Thomas Armstrong (1671-1741), High Sheriff of county Tipperary, acquired the lands and castle of Moyaliffe (originally Mealiffe) at around the time of the death of his father, and settled in a small stone house built close to the ruins of Moyaliffe Castle. The birth of seven sons and seven daughters necessitated the construction of the first of the many extensions which characterize the former family seat, also named Moyaliffe Castle. Of his sons, five survived infancy. The eldest, William, succeeded to the family estate; Andrew was apprenticed to a Cork mariner and set up as a merchant; John and Robert became clergymen; and George was apprenticed to a banker. Of Thomas’s daughters, five also survived infancy and married into the Ellard, Dexter, Smyth, Lloyd and Bettridge families, becoming wives of attorneys and clergymen.
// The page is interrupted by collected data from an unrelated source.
def drop_parked():
    if "job" in STEP.front_sgemm:
        _lib.call("mobgt_front_sgemm_job", None, 0, None, 0, None, 0, 0.0, None, 0, None, 0, 0, 0, 0, 0)
    STEP.drop_parked(graph_task_id())


def act_mask_values(slope, p_drop):
    if p_drop and p_drop > 0.0:
        thr = int(p_drop * 65536.0 + 0.5)
        ik = 1.0 / (1.0 - thr / 65536.0)
        return ik, slope * ik, 0.0
    return 1.0, slope, slope


@contextlib.contextmanager
def recording_wgrads(on=True):
    STEP.wgrad_on = bool(on)
    try:
        yield
        flush_deferred_wgrads()
    except BaseException:
        drop_parked()
        raise
    finally:
        STEP.wgrad_on = False


def defer_partial_sum(part, dst):
    if not (STEP.wgrad_on and dst is not None and part.dtype == torch.float32 and dst.dtype == torch.float32
            and part.is_contiguous() and dst.is_contiguous() and part.dim() == 3 and dst.numel() == part[0].numel()
            and dst.numel() % 4 == 0 and part.data_ptr() % 16 == 0 and dst.data_ptr() % 16 == 0
            and forms.on("psum_defer")):
        return None
    STEP.wgrad_psum.append((part, dst))
    return dst[:]


def layer_wgrad_big(items, R):
    lib = _lib.lib()
    n = len(items)
    vp, i64, ci = ctypes.c_void_p, ctypes.c_int64, ctypes.c_int
    tiles = sum(lib.mobgt_layer_wgrad_big_tiles(g.shape[1], x.shape[1]) for g, x, _, _ in items)
    S = lib.mobgt_layer_wgrad_big_splits(R, tiles)
    dev = items[0][0].device
    parts = [torch.empty(S, g.shape[1], x.shape[1], dtype=torch.float32, device=dev) for g, x, _, _ in items]
    _lib.call("mobgt_layer_wgrad_big", n, (vp * n)(*[t[0].data_ptr() for t in items]), (i64 * n)(*[t[0].stride(0) for t in items]),
              (vp * n)(*[t[1].data_ptr() for t in items]), (i64 * n)(*[t[1].stride(0) for t in items]),
              (vp * n)(*[q.data_ptr() for q in parts]),
              (vp * n)(*[(t[2].data_ptr() if t[2] is not None else None) for t in items]),
              (ci * n)(*[t[0].shape[1] for t in items]), (ci * n)(*[t[1].shape[1] for t in items]), R, S,
              _stream())
    outs = []
    for part, (_, _, _, sink) in zip(parts, items):
        parked = defer_partial_sum(part, sink) if sink is not None else None
        outs.append(parked if parked is not None else part.sum(0))
    return outs


def layer_wgrad_big_ok(items):
    return (1 <= len(items) <= 4 and all(
        g.dtype == torch.bfloat16 and x.dtype == torch.bfloat16 and g.dim() == 2 and x.dim() == 2 and g.shape[0] == x.shape[0]
        and g.stride(1) == 1 and x.stride(1) == 1 and g.shape[1] % 8 == 0 and x.shape[1] % 8 == 0 and g.stride(0) % 8 == 0
        and x.stride(0) % 8 == 0 and g.data_ptr() % 16 == 0 and x.data_ptr() % 16 == 0
        and g.shape[0] * g.stride(0) * 2 < (1 << 31) and x.shape[0] * x.stride(0) * 2 < (1 << 31) for g, x, _, _ in items))


def _wgrad_defer(g, x, g_mask, x_mask, mask_vals, dw, db, db_of_x):
    STEP.wgrad_items.append((g, x, g_mask, x_mask, tuple(float(v) for v in mask_vals), dw, db, bool(db_of_x)))
    return dw[:]


def step_state_leftovers():
    return STEP.leftovers()


def flush_deferred_wgrads():
    if STEP.token_pending:
        stages = [p_["stage"] for p_ in STEP.token_pending.values()]
        raise RuntimeError(f"a parked encoder-input backward chain was never completed (stages {stages}): gradients of this "
                           "step are invalid -- set MOBGT_NO_TOKEN_BWD_CHAIN=1 and report")
    items, hop, psum, tok, wide = STEP.wgrad_items, STEP.wgrad_hop, STEP.wgrad_psum, STEP.wgrad_stock_tok, STEP.wgrad_hop_wide
    STEP.wgrad_items, STEP.wgrad_hop, STEP.wgrad_psum, STEP.wgrad_stock_tok, STEP.wgrad_hop_wide = [], None, [], None, None
    for o in range(0, len(psum), 48):
        part = psum[o:o + 48]
        n = len(part)
        _lib.call("mobgt_partial_sum_multi", n, (ctypes.c_void_p * n)(*[p_[0].data_ptr() for p_ in part]),
                  (ctypes.c_void_p * n)(*[p_[1].data_ptr() for p_ in part]),
                  (ctypes.c_int * n)(*[p_[0].shape[0] for p_ in part]),
                  (ctypes.c_int64 * n)(*[p_[1].numel() for p_ in part]), _stream())
    if tok is not None and wide is not None:
        dtab, ew, dw_, d_ew, d_dw, D, E, rt = wide
        _lib.call("mobgt_stock_tail_bwd", *tok[0], _p(dtab), _p(ew), _p(dw_), _p(d_ew), _p(d_dw), D, E, 8, rt, _stream())
    elif tok is not None:
        _lib.call("mobgt_stock_tokens_bwd", *tok[0], _stream())
    elif wide is not None:
        _hop_table_bwd(wide)
    vp, i64, ci, cf = ctypes.c_void_p, ctypes.c_int64, ctypes.c_int, ctypes.c_float
    if hop is not None and not items:
        _hop_table_bwd(hop)
        hop = None
    for o in range(0, len(items), 32):
        part = items[o:o + 32]
        n = len(part)
        if hop is not None:
            dtab, ew, dw_, d_ew, d_dw, D, E, rt = hop
            hop_args = [1, _p(dtab), _p(ew), _p(dw_), _p(d_ew), _p(d_dw), D, E, rt]
            hop = None
        else:
            hop_args = [0, None, None, None, None, None, 0, 0, 0]
        ptr = lambda t: t.data_ptr() if t is not None else None
        mv = []
        for it in part:
            mv += list(it[4])
        _lib.call("mobgt_linear_wgrad_multi_hop",
            n, (vp * n)(*[ptr(it[0]) for it in part]), (i64 * n)(*[it[0].stride(0) for it in part]),
            (vp * n)(*[ptr(it[1]) for it in part]), (i64 * n)(*[it[1].stride(0) for it in part]),
            (vp * n)(*[ptr(it[2]) for it in part]), (vp * n)(*[ptr(it[3]) for it in part]), (cf * (3 * n))(*mv),
            (vp * n)(*[ptr(it[5]) for it in part]), (i64 * n)(*[it[5].stride(0) for it in part]),
            (vp * n)(*[ptr(it[6]) for it in part]), (ci * n)(*[int(it[7]) for it in part]),
            (i64 * n)(*[it[0].shape[0] for it in part]), (ci * n)(*[it[0].shape[1] for it in part]),
            (ci * n)(*[it[1].shape[1] for it in part]), (ci * n)(*[1 if it[0].dtype == torch.float32 else 0 for it in part]),
            *hop_args, _stream())


def linear_wgrad_masked(g, x, g_mask=None, x_mask=None, mask_vals=(1.0, 1.0, 1.0), db=None, db_of_x=False, dw=None, g_out=None,
                        leaf=False):
    _require_cuda(g, x)
    R, M = g.shape
    N = x.shape[1]
    assert g.dtype == torch.float32 and x.dtype == torch.float32 and g.stride(1) == 1 and x.stride(1) == 1
    for m, t in ((g_mask, g), (x_mask, x)):
        assert m is None or (m.dtype == torch.float32 and m.shape == t.shape and m.stride() == t.stride())
    if dw is None:
        dw = zeros_f32((M, N), g.device)
    assert dw.dim() == 2 and dw.stride(1) == 1
    assert g_out is None or (g_mask is not None and g_out.shape == g.shape and g_out.stride() == g.stride())
    if leaf and STEP.wgrad_on and g_out is None and M % 2 == 0 and N % 2 == 0:
        return _wgrad_defer(g, x, g_mask, x_mask, mask_vals, dw, db, db_of_x)
    _lib.call("mobgt_linear_wgrad_masked", _p(g), g.stride(0), _p(x), x.stride(0), _p(g_mask), _p(x_mask), float(mask_vals[0]),
              float(mask_vals[1]), float(mask_vals[2]), _p(g_out), _p(dw), dw.stride(0), _p(db), int(db_of_x),
              R, M, N, _stream())
    return dw


def small_gemm_ok(a, b):
    return (a.is_cuda and a.dtype == torch.float32 and b.dtype == torch.float32 and a.dim() == 2 and b.dim() == 2
            and a.stride(1) == 1 and b.stride(1) == 1)


GEMM_BIAS, GEMM_GELU, GEMM_GELU_BWD, GEMM_ADD = (_lib.CONSTANTS["MOBGT_GEMM_" + n] for n in ("BIAS", "GELU", "GELU_BWD", "ADD"))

William Armstrong (1704-1768), Thomas’s eldest son, never married. Described as a man ‘who seldom refused a request’, William entered into a number of ill-advised bonds and low-rate leases and left his financial affairs under the dubious management of his brother-in-law, James Dexter. The catastrophic state of these affairs did not come to light until William’s death, when his brother and successor, the Reverend John Armstrong (1708-1781), found himself burdened with heavy financial responsibilities. Many of the complicated legal cases into which John was forced to enter as a result dragged on for two generations.

Ordained in 1734, the Reverend John Armstrong served as Curate of Kilfaird from 1734 to 1737 and as Rector of Tipperary from 1737 to 1753. He also acted as headmaster of the local Erasmus Smith Grammar school. He married Frances, daughter of schoolmaster John Garnett of Tipperary, and had issue seven sons and four daughters, of whom two boys died in infancy. Of the surviving sons, Thomas, Edward and Alfred entered the army, while William and Robert followed in their father’s footsteps and became clergymen. Only one of the daughters, Anne, ever married, taking as her husband in 1793 William Bagwell of Shanrahan, county Tipperary.

The Reverend John Armstrong bore witness to a dramatic event during morning prayers on 6 June 1753, when a gang of armed men burst into St Mary’s Church in Tipperary and abducted Susannah Grove. The clergyman’s courageous conduct in an attempt to prevent the abduction was witnessed by Lord Townsend, then Viceroy of Ireland, and impressed him so deeply that he promoted the Reverend John Armstrong’s eldest son, Thomas, to the rank of captain.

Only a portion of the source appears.